要注意,虽然广义线性模型不要求因变量服从正态分布,但是还是要求相互独立的,如果不符合相互独立,需要使用后面介绍的广义估计方程。
=================================================一、广义线性模型广义线性模型的一般形式为:有以下几个部分组成1.线性部分2.随机部分εi3.连接函数连接函数为单调可微(连续且充分光滑)的函数,连接函数起了"y的估计值μ"与"自变量的线性预测η"的作用,在一般线性模型中,二者是一回事,但是当自变量取值范围受限时,就需要通过连接函数扩大取值范围,因此在广义线性模型中,自变量的线性预测值是因变量的函数估计值。
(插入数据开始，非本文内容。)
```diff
+    tdy[px * CB + c] = dy;
+    sA += dy;
+    sB += dy * xh;
+  }
+  redA[t] = sA;
+  redB[t] = sB;
+  __syncthreads();
+  if (t < CB) {
+    float A = 0.f, B = 0.f;
+    for (int j0 = 0; j0 < PG; j0 += 8) {
+      float xa[8], xb[8];
+#pragma unroll
+      for (int u = 0; u < 8; ++u) {
+        const int j = min(j0 + u, PG - 1);
+        xa[u] = redA[j * CB + t];
+        xb[u] = redB[j * CB + t];
+      }
+#pragma unroll
+      for (int u = 0; u < 8; ++u)
+        if (j0 + u < PG) { A += xa[u]; B += xb[u]; }
+    }
+    a.gpart[((size_t)n * 2 + 0) * C + c0 + t] = B;
+    a.gpart[((size_t)n * 2 + 1) * C + c0 + t] = A;
+    redA[t] = A * gam;
+    redB[t] = B * gam;
+  }
+  __syncthreads();
+  if (t < ngrp) {
+    float s1 = 0.f, s2 = 0.f;
+    for (int k = 0; k < a.cpg; ++k) { s1 += redA[t * a.cpg + k]; s2 += redB[t * a.cpg + k]; }
+    gs1[t] = s1;
+    gs2[t] = s2;
+  }
+  __syncthreads();
+  const float inv_m = 1.f / (float)(a.cpg * HW);
+  const int lq8 = lcb - 3, q = t & ((1 << lq8) - 1), pstep = 256 >> lq8;
+  float gr[8], ga[8], g1[8], g2[8];
+#pragma unroll
+  for (int k = 0; k < 8; ++k) {
+    const int cc = 8 * q + k, g = cc >> lcpg;
+    gr[k] = grstd[g];
+    ga[k] = a.gamma[c0 + cc];
+    g1[k] = gs1[g];
+    g2[k] = gs2[g];
+  }
+  constexpr int PX_PER_TRIP = SKIP ? 1 : 2;
+#pragma unroll PX_PER_TRIP
+  for (int px = t >> lq8; px < HW; px += pstep) {
+    const size_t o = ((size_t)n * HW + px) * C + c0 + 8 * q;
+    float4 k0, k1;
+    if constexpr (SKIP) {
+      k0 = *reinterpret_cast<const float4*>(a.skip + o);
+      k1 = *reinterpret_cast<const float4*>(a.skip + o + 4);
+    }
+    const float4 x0 = *reinterpret_cast<const float4*>(txh + px * CB + 8 * q), x1 = *reinterpret_cast<const float4*>(txh + px * CB + 8 * q + 4);
+    const float4 d0 = *reinterpret_cast<const float4*>(tdy + px * CB + 8 * q), d1 = *reinterpret_cast<const float4*>(tdy + px * CB + 8 * q + 4);
+    const float xs[8] = {x0.x, x0.y, x0.z, x0.w, x1.x, x1.y, x1.z, x1.w}, ds[8] = {d0.x, d0.y, d0.z, d0.w, d1.x, d1.y, d1.z, d1.w};
+    float v[8];
+#pragma unroll
+    for (int k = 0; k < 8; ++k) {
+      const float xh = xs[k], dy = ds[k];
+      v[k] = gr[k] * (dy * ga[k] - (g1[k] + xh * g2[k]) * inv_m);
+    }
+    if constexpr (SKIP) {
+      v[0] += k0.x; v[1] += k0.y; v[2] += k0.z; v[3] += k0.w;
+      v[4] += k1.x; v[5] += k1.y; v[6] += k1.z; v[7] += k1.w;
+    }
+    const float4 p0 = make_float4(v[0], v[1], v[2], v[3]), p1 = make_float4(v[4], v[5], v[6], v[7]);
+    if (a.dh) {
+      *reinterpret_cast<float4*>(a.dh + o) = p0;
+      *reinterpret_cast<float4*>(a.dh + o + 4) = p1;
+    }
+    if (a.dh3) {
+      u32x4 hh, mm, ll;
+      split8(p0, p1, hh, mm, ll);
+      *reinterpret_cast<u32x4*>(a.dh3 + o) = hh;
+      *reinterpret_cast<u32x4*>(a.dh3 + o + a.dh_plane) = mm;
+      *reinterpret_cast<u32x4*>(a.dh3 + o + 2 * a.dh_plane) = ll;
+    }
+  }
+}
+
 __global__ __launch_bounds__(256) void k_stem_from_nchw(const float* __restrict__ src, float* __restrict__ dst, bf16_t* __restrict__ dst3,
                                                         size_t plane, int C, int HW, float* __restrict__ bpart) {
   __shared__ float tile[64][65];
@@ -1030,7 +1283,14 @@
   if (C % cb != 0 || cb % cpg != 0) return 0;
   return cb;
 }
+static bool stem_gn_fl() { return env_int("NODE_TUNE_STEM_GN", 1) != 0; }
 void launch_stem_gn_fwd(const SGnArgs& a, hipStream_t s) {
+  if (stem_gn_fl()) {
+    static bool attr[MAX_DEVICES] = {};
+    allow_full_lds(reinterpret_cast<const void*>(k_stem_gn_fwd_fl), attr);
+    hipLaunchKernelGGL(k_stem_gn_fwd_fl, dim3(a.N * (a.C / a.CB)), dim3(256), ((size_t)a.HW * a.CB + 512) * sizeof(float), s, a);
+    return;
+  }
   static bool attr[MAX_DEVICES] = {};
   allow_full_lds(reinterpret_cast<const void*>(k_stem_gn_fwd), attr);
   hipLaunchKernelGGL(k_stem_gn_fwd, dim3(a.N * (a.C / a.CB)), dim3(256), ((size_t)a.HW * a.CB + 512) * sizeof(float), s, a);
@@ -1038,6 +1298,18 @@
 void launch_stem_gn_bwd(const SGnArgs& a, hipStream_t s) {
   const dim3 grid(a.N * (a.C / a.CB));
   const size_t lds = ((size_t)2 * a.HW * a.CB + 1024) * sizeof(float);
+  if (stem_gn_fl()) {
+    if (a.skip) {
+      static bool attr[MAX_DEVICES] = {};
+      allow_full_lds(reinterpret_cast<const void*>(k_stem_gn_bwd_fl<true>), attr);
+      hipLaunchKernelGGL(k_stem_gn_bwd_fl<true>, grid, dim3(256), lds, s, a);
+    } else {
+      static bool attr[MAX_DEVICES] = {};
+      allow_full_lds(reinterpret_cast<const void*>(k_stem_gn_bwd_fl<false>), attr);
+      hipLaunchKernelGGL(k_stem_gn_bwd_fl<false>, grid, dim3(256), lds, s, a);
+    }
+    return;
+  }
   if (a.skip) {
     static bool attr[MAX_DEVICES] = {};
     allow_full_lds(reinterpret_cast<const void*>(k_stem_gn_bwd<true>), attr);
```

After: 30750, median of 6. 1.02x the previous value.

广义线性模型设定因变量服从指数族概率分布,这样因变量就可以不局限于正态分布一种形式,并且方差可以不稳定。
指数分布族的概率密度函数为其中θ和φ为两个参数,θ为自然参数,φ为离散参数,a,b,c为函数广义线性模型的参数估计:广义线性模型的参数估计一般不能使用最小二乘法,常用加权最小二乘法或极大似然法。
回归参数需要用迭代法求解。
广义线性模型的检验和拟合优度:广义线性模型的检验一般使用似然比检验、Wald检验。
模型的比较用似然比检验,回归系数使用Wald检验。
线性模型(5)——广义线性模型广义线性模型是一种扩展了一般线性模型的模型,它在混合线性模型的基础上进一步扩展,使得线性模型的使用范围更加广泛。
每次扩展都是为了适用更多的情况。
一般线性模型要求观测值之间相互独立,残差(因变量)服从正态分布,残差(因变量)方差齐性。
而混合线性模型取消了观测值之间相互独立和残差(因变量)方差齐性的要求。
广义线性模型又取消了对残差(因变量)服从正态分布的要求。
残差不一定要服从正态分布,可以服从二项、泊松、负二项、正态、伽马、逆高斯等分布,这些分布被统称为指数分布族,并且引入了连接函数。
根据不同的因变量分布、连接函数等组合,可以得到各种不同的广义线性模型。
需要注意的是,虽然广义线性模型不要求因变量服从正态分布,但是仍要求相互独立。
如果不符合相互独立的要求,需要使用广义估计方程。
广义线性模型的一般形式包括线性部分、随机部分εi和连接函数。
连接函数为单调可微的函数,起到连接因变量的估计值μ和自变量的线性预测值η的作用。
在广义线性模型中,自变量的线性预测值是因变量的函数估计值。
广义线性模型设定因变量服从指数族概率分布,这样因变量就可以不局限于正态分布,并且方差可以不稳定。
指数分布族的概率密度函数包括θ和φ两个参数,其中θ为自然参数,φ为离散参数,a、b、c为函数广义线性模型的参数估计。
广义线性模型的参数估计一般不能使用最小二乘法,常用加权最小二乘法或极大似然法。
回归参数需要用迭代法求解。
广义线性模型的检验和拟合优度一般使用似然比检验和Wald检验。
似然比检验是通过比较两个相嵌套模型的对数似然函数来进行的,统计量为G。
模型P中的自变量是模型K 中自变量的一部分,另一部分是要检验的变量。
G服从自由度为K-P的卡方分布。
回归系数使用Wald检验进行模型比较。
广义线性模型的拟合优度通常使用以下统计量来度量:离差统计量、Pearson卡方统计量、AIC、AICC、BIC、CAIC准则,准则的值越小越好。